My paternal, great grandmother was a "freed slave." My grandmother, Amelia, was born to a mixed race slave named Mary (we do not know her last name) and a white, French plantation owner, the Count de Poullain, in Grenada, West Indies. Amelia was raised in the "Big House" and in adulthood, in an attempt to escape her black heritage disowned her mother, telling her, "Get out and never come back." Amelia, as a mother of twelve children, enshrined into the family commandments, "Marry white." Many did, including my father. My mother was a lovely, white, Anglo-Saxon protestant born in England. They met in Canada where my dad studied and became a doctor.

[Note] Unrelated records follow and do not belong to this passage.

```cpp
hipStream_t queue_stream(hipStream_t ref, int cls, int slot) {
    QueuePool& p = qpool();
    std::lock_guard<std::mutex> lk(p.mu);
    if (!p.cls.count(ref) && queue_classify(ref)) return nullptr;
    const std::vector<int>& c = p.cls[ref];
    int nclass = 0;
    for (int v : c) nclass = std::max(nclass, v + 1);
    if (nclass < 2) {
        static bool warned = false;
        if (!warned) { warned = true; fprintf(stderr, "cg: the hardware-queue probe found one queue only - side streams are plain pool streams (overlap not guaranteed)\n"); }
        return p.s[(size_t)((cls & 3) * (kQueuePool / 4) + slot % (kQueuePool / 4)) % p.s.size()];
    }
    cls = cls % nclass;
    int seen = 0;
    hipStream_t last = nullptr;
    for (size_t i = 0; i < c.size(); ++i)
        if (c[i] == cls) { last = p.s[i]; if (seen++ == slot) return p.s[i]; }
    if (last) return last;
    cg::fail("queue_stream: no pool stream on hardware queue class %d", cls);
    return nullptr;
}

int queue_class(hipStream_t ref, hipStream_t s) {
    if (s == ref) return 0;
    QueuePool& p = qpool();
    std::lock_guard<std::mutex> lk(p.mu);
    auto it = p.cls.find(ref);
    if (it == p.cls.end()) return -1;
    for (size_t i = 0; i < p.s.size(); ++i) if (p.s[i] == s) return it->second[i];
    return -1;
}

unsigned long g_opt_epoch = 1;
long opt(Opt o) {
    if (g_opt_state[o] == 0) {
        const char* e = getenv(kOptDefs[o].name);
        g_opt_val[o] = e ? atol(e) : kOptDefs[o].dflt;
        g_opt_state[o] = 1;
    }
    return g_opt_val[o];
}
}

namespace {
using cg::block_sum_256;
using cg::last_block_arrives;
using cg::wave_sum;

#define GRID_STRIDE(i, n) \
    for (long i = blockIdx.x * (long)blockDim.x + threadIdx.x; i < (n); i += (long)gridDim.x * blockDim.x)

enum { CS_RGB = 0, CS_Y = 1, CS_YUV = 2, CS_HSL = 3 };
__device__ __forceinline__ void store_colorspace(float* dst, long i, float r, float g, float b, int cs) {
#pragma clang fp contract(off)
    if (cs == CS_RGB) { dst[3 * i] = r; dst[3 * i + 1] = g; dst[3 * i + 2] = b; }
    else if (cs == CS_Y) {
        const float t0 = 0.21f * r, t1 = 0.72f * g, t2 = 0.07f * b;
        dst[i] = (t0 + t1) + t2;
    } else if (cs == CS_YUV) {
        const float y0 = 0.299f * r, y1 = 0.587f * g, y2 = 0.114f * b;
        const float u0 = -0.14713f * r, u1 = 0.28886f * g, u2 = 0.436f * b;
        const float v0 = 0.615f * r, v1 = 0.51499f * g, v2 = 0.10001f * b;
        dst[3 * i] = (y0 + y1) + y2; dst[3 * i + 1] = (u0 - u1) + u2; dst[3 * i + 2] = (v0 - v1) - v2;
    } else {
        const float mx = fmaxf(r, fmaxf(g, b)), mn = fminf(r, fminf(g, b));
        const float sum = mx + mn, l = __fdiv_rn(sum, 2.f);
        float h = 0.f, s = 0.f;
        if (mx != mn) {
            const float d = mx - mn;
            s = l > 0.5f ? __fdiv_rn(d, (2.f - mx) - mn) : __fdiv_rn(d, sum);
            if (mx == r) h = __fdiv_rn(g - b, d) + (g < b ? 6.f : 0.f);
            else if (mx == g) h = __fdiv_rn(b - r, d) + 2.f;
            else h = __fdiv_rn(r - g, d) + 4.f;
            h = __fdiv_rn(h, 6.f);
        }
        dst[3 * i] = h; dst[3 * i + 1] = s; dst[3 * i + 2] = l;
    }
}
__device__ __forceinline__ float hsl_hue(float p, float q, float t) {
#pragma clang fp contract(off)
    const float sixth = (float)(1.0 / 6.0), two_thirds = (float)(2.0 / 3.0);
    if (t < 0.f) t += 1.f;
    if (t > 1.f) t -= 1.f;
    if (t < sixth) { const float a = (q - p) * 6.f, m = a * t; return p + m; }
    if (t < 0.5f) return q;
    if (t < two_thirds) { const float a = (q - p) * (two_thirds - t), m = a * 6.f; return p + m; }
    return p;
}
__device__ __forceinline__ void colorspace_to_rgb(float a, float b, float c, int cs, float* rgb) {
#pragma clang fp contract(off)
    if (cs == CS_YUV) {
        const float rv = 1.13983f * c, gu = 0.39465f * b, gv = 0.58060f * c, bu = 2.03211f * b;
        rgb[0] = a + rv; rgb[1] = (a - gu) - gv; rgb[2] = a + bu;
    } else {
// ... 1749 lines not shown
```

It has taken five generations for the descendants of Mary to free themselves from the stigma of their black heritage but today my children embrace it. Unfortunately, the past 250 years have been a wasteland of bigotry, racism and bullying. But, on closer look, we see not only the brutality, fear, violence, and murder but also the self-respect, dignity, love, kindness, perseverance and indomitable spirit.

As of the spring of 2025, the depth of historic perspective and the sweeping inspiration of oppressed people has created a two-volume duology of which I have only arrived at the middle of the 19th century. 1840 is the year my great grandfather was born, the beginning of Volume II, and he's pushing me to make sure our story is published by the summer of 2026.